> _What is required_:
Identify, in the records below, every line where the string "TLEN" appears, and copy each such line.

========

template <int N, int R, int PP>
__device__ __forceinline__ void idft_stage_fixed(cf *buf, const cf *Wn, int lane) {
    constexpr int TLEN = N / R, ROUNDS = (TLEN + 63) / 64, STEP = N / (PP * R);
    constexpr bool RAGGED = (TLEN % 64) != 0;
    cf x[ROUNDS][R];
    int jo[ROUNDS];
#pragma unroll
    for (int rr = 0; rr < ROUNDS; rr++) {
        const int i = lane + 64 * rr;
        if (!RAGGED || rr + 1 < ROUNDS || i < TLEN) {
            const int k = PP == 1 ? 0 : i % PP;
            jo[rr] = (i - k) * R + k;
            x[rr][0] = buf[i];
#pragma unroll
            for (int q = 1; q < R; q++) {
                const cf v = buf[i + q * TLEN];
                if (PP > 1)
                    x[rr][q] = cmul(v, Wn[q * k * STEP]);
                else
                    x[rr][q] = v;
            }
        }
    }
    asm volatile("" ::: "memory");
#pragma unroll
    for (int rr = 0; rr < ROUNDS; rr++) {
        const int i = lane + 64 * rr;
        if (!RAGGED || rr + 1 < ROUNDS || i < TLEN) {
            cf *o = buf + jo[rr];
            idft_bfly<R>(x[rr]);
#pragma unroll
            for (int s = 0; s < R; s++) o[s * PP] = x[rr][s];
        }
    }
}

template <int N>
__device__ __forceinline__ void idft_load_slice(const DemodArgs &a, const ClientParams &cp, const Notches &nz, int f, int lane, cf (&sv)[(N + 63) / 64]) {
    const int len = cp.r - cp.l;
    const cf *S = a.spec + (size_t)f * a.spec_stride;
#pragma unroll
    for (int u = 0; u < (N + 63) / 64; u++) {
        const int t = lane + 64 * u;
        sv[u] = t < len && !notched(nz, cp, t) ? S[a.lay.pos(cp.l + t)] : make_float2(0.f, 0.f);
    }
}
template <int N, int HO>
__device__ __forceinline__ void idft_slice_offsets(const DemodArgs &a, const ClientParams &cp, int lane, unsigned (&so)[HO]) {
    const int len = cp.r - cp.l;
#pragma unroll
    for (int u = 0; u < HO; u++) {
        const int t = lane + 64 * u;
        so[u] = t < len ? (unsigned)a.lay.pos(cp.l + t) : 0u;
    }
}
template <int N, int HO, bool NZ = true>
__device__ __forceinline__ void idft_load_slice_at(const DemodArgs &a, const ClientParams &cp, const Notches &nz, int f, const unsigned (&so)[HO], int lane, cf (&sv)[(N + 63) / 64]) {
    const int len = cp.r - cp.l;
    const cf *S = a.spec + (size_t)f * a.spec_stride;
#pragma unroll
    for (int u = 0; u < (N + 63) / 64; u++) {
        const int t = lane + 64 * u;
        const bool in = t < len && !(NZ && notched(nz, cp, t));
        if (u < HO)
            sv[u] = in ? S[so[u]] : make_float2(0.f, 0.f);
        else
            sv[u] = in ? S[a.lay.pos(cp.l + t)] : make_float2(0.f, 0.f);
    }
}
template <int N, int R0, int R1, int R2>
__device__ __forceinline__ float idft_slice_fixed(const ClientParams &cp, const cf (&sv)[(N + 63) / 64], cf *buf, const cf *Wn, int lane);
template <int N, int R0, int R1, int R2>
__device__ __forceinline__ float idft_item_fixed(const DemodArgs &a, const ClientParams &cp, int f, cf *buf, const cf *Wn, int lane) {
    cf sv[(N + 63) / 64];
    idft_load_slice<N>(a, cp, notch_load(a, cp.slot), f, lane, sv);
    return idft_slice_fixed<N, R0, R1, R2>(cp, sv, buf, Wn, lane);
}
template <int N, int R0, int R1, int R2>
__device__ __forceinline__ float idft_slice_fixed(const ClientParams &cp, const cf (&sv)[(N + 63) / 64], cf *buf, const cf *Wn, int lane) {
    const int len = cp.r - cp.l;
    const int m = cp.m_floor - cp.l;
    constexpr int NR = (N + 63) / 64;
#pragma unroll
    for (int u = 0; u < NR; u++) {
        const int i = lane + 64 * u;
        if (i < N) buf[i] = make_float2(0.f, 0.f);
    }
    asm volatile("" ::: "memory");
    float pw = 0.f;
#pragma unroll
    for (int u = 0; u < NR; u++) {
        const int t = lane + 64 * u;
        if (t < len) {
            const cf v = sv[u];
            pw += fmaf(v.x, v.x, v.y * v.y);
            if (cp.mode < 2) {
                const int idx = cp.mode == 0 ? t - m : m - t;
                if (idx == 0 || idx == N / 2) {
                    buf[idx] = make_float2(v.x, 0.f);
                } else if (idx > 0 && idx < N / 2) {
                    buf[idx] = v;
                    buf[N - idx] = make_float2(v.x, -v.y);
                }
            } else {
                if (t >= m && t < m + N / 2) buf[t - m] = v;
                if (t >= m - N / 2 + 1 && t < m) buf[N - m + t] = v;
            }
        }
    }
    pw = wave_sum(pw);
    wave_lds_sync();
    idft_stage_fixed<N, R0, 1>(buf, Wn, lane);
    wave_lds_sync();
    idft_stage_fixed<N, R1, R0>(buf, Wn, lane);
    wave_lds_sync();
    if constexpr (R2 > 1) {
        idft_stage_fixed<N, R2, R0 * R1>(buf, Wn, lane);
        wave_lds_sync();
    }
    return pw;
}
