# NVIDIAGameWorks/kaolin-wisp

Hardware: AMD Instinct MI355X
Metric: training rays/sec, HashGrid NeRF (nerf_hash.yaml), synthetic Lego 800x800 (higher is better)
Workload: dtype bf16

## Files before the change

### include/wisp_hip.h

```cpp
#ifndef WISP_HIP_H
#define WISP_HIP_H

#include <stdint.h>

#ifdef __cplusplus
extern "C" {
#endif

typedef void* wisp_stream_t;

enum { WISP_F32 = 0, WISP_F16 = 1, WISP_BF16 = 2 };

enum {
    WISP_OK = 0,
    WISP_ERR_INVALID = -1,
    WISP_ERR_LAUNCH = -2,
    WISP_ERR_UNSUPPORTED = -3,
    WISP_ERR_CAPACITY = -4
};

const char* wisp_last_error(void);
int wisp_abi_version(void);

int wisp_hashgrid_interpolate_fwd(const float* coords, int64_t n, int coord_dim,
                                  const void* codebook, int dtype, int feature_dim,
                                  const int64_t* first_idx, const int32_t* resolutions, int num_lods,
                                  int codebook_bitwidth, int zero_from_col,
                                  void* feats, wisp_stream_t stream);

int wisp_hashgrid_interpolate_bwd(const float* coords, int64_t n, int coord_dim,
                                  const void* grad_feats, int dtype, int feature_dim,
                                  const int64_t* first_idx, const int32_t* resolutions, int num_lods,
                                  int codebook_bitwidth, int zero_from_col,
                                  float* grad_codebook, void* workspace, int64_t workspace_bytes,
                                  const float* level_cap_scale , wisp_stream_t stream);
int64_t wisp_hashgrid_bwd_workspace_bytes(int64_t n, int coord_dim, int dtype ,
                                          int feature_dim, const int32_t* resolutions , int num_lods,
                                          int codebook_bitwidth, const float* level_cap_scale );
int wisp_hashgrid_bwd_slot_stats(int64_t n, int coord_dim, int dtype, int feature_dim, const int32_t* resolutions ,
                                 int num_lods, int codebook_bitwidth, int zero_from_col, const float* level_cap_scale,
                                 const void* workspace, int64_t workspace_bytes, uint32_t* max_fill, int32_t* cap_host,
                                 int32_t* base_cap_host, wisp_stream_t stream);

int wisp_hashgrid_grad_coords(const float* coords, int64_t n, int coord_dim, const void* grad_feats, const void* codebook,
                              int dtype, int feature_dim, const int64_t* first_idx, const int32_t* resolutions ,
                              int num_lods, int codebook_bitwidth, float* grad_coords, wisp_stream_t stream);

int wisp_hashgrid_interpolate_bwd_adamw(const float* coords, int64_t n, int coord_dim,
                                        const void* grad_feats, int dtype, int feature_dim,
                                        const int64_t* first_idx, const int32_t* resolutions, int num_lods,
                                        int codebook_bitwidth, int zero_from_col,
                                        float* grad_codebook, void* workspace, int64_t workspace_bytes,
                                        const float* level_cap_scale, float* param, float* exp_avg, float* exp_avg_sq,
                                        void* bf16_shadow, float lr, float beta1, float beta2, float eps, float weight_decay,
                                        int64_t step, float grad_scale, int64_t* covered_rows , wisp_stream_t stream);

typedef struct wisp_step_tail {
    const float* dw_partials;
    float* dec_grad;
    const float* loss_partials;
    float* loss;
    int32_t dw_rows, in_dim, loss_count;
    float inv_n;
} wisp_step_tail;
int wisp_hashgrid_interpolate_bwd_adamw_tail(const float* coords, int64_t n, int coord_dim,
                                             const void* grad_feats, int dtype, int feature_dim,
                                             const int64_t* first_idx, const int32_t* resolutions, int num_lods,
                                             int codebook_bitwidth, int zero_from_col,
                                             float* grad_codebook, void* workspace, int64_t workspace_bytes,
                                             const float* level_cap_scale, float* param, float* exp_avg, float* exp_avg_sq,
                                             void* bf16_shadow, float lr, float beta1, float beta2, float eps, float weight_decay,
                                             int64_t step, float grad_scale, int64_t* covered_rows ,
                                             const wisp_step_tail* tail, int* tail_done , wisp_stream_t stream);
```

========

> _Exercise output_:
    constexpr int TLEN = N / R, ROUNDS = (TLEN + 63) / 64, STEP = N / (PP * R);
    constexpr bool RAGGED = (TLEN % 64) != 0;
        if (!RAGGED || rr + 1 < ROUNDS || i < TLEN) {
                const cf v = buf[i + q * TLEN];
        if (!RAGGED || rr + 1 < ROUNDS || i < TLEN) {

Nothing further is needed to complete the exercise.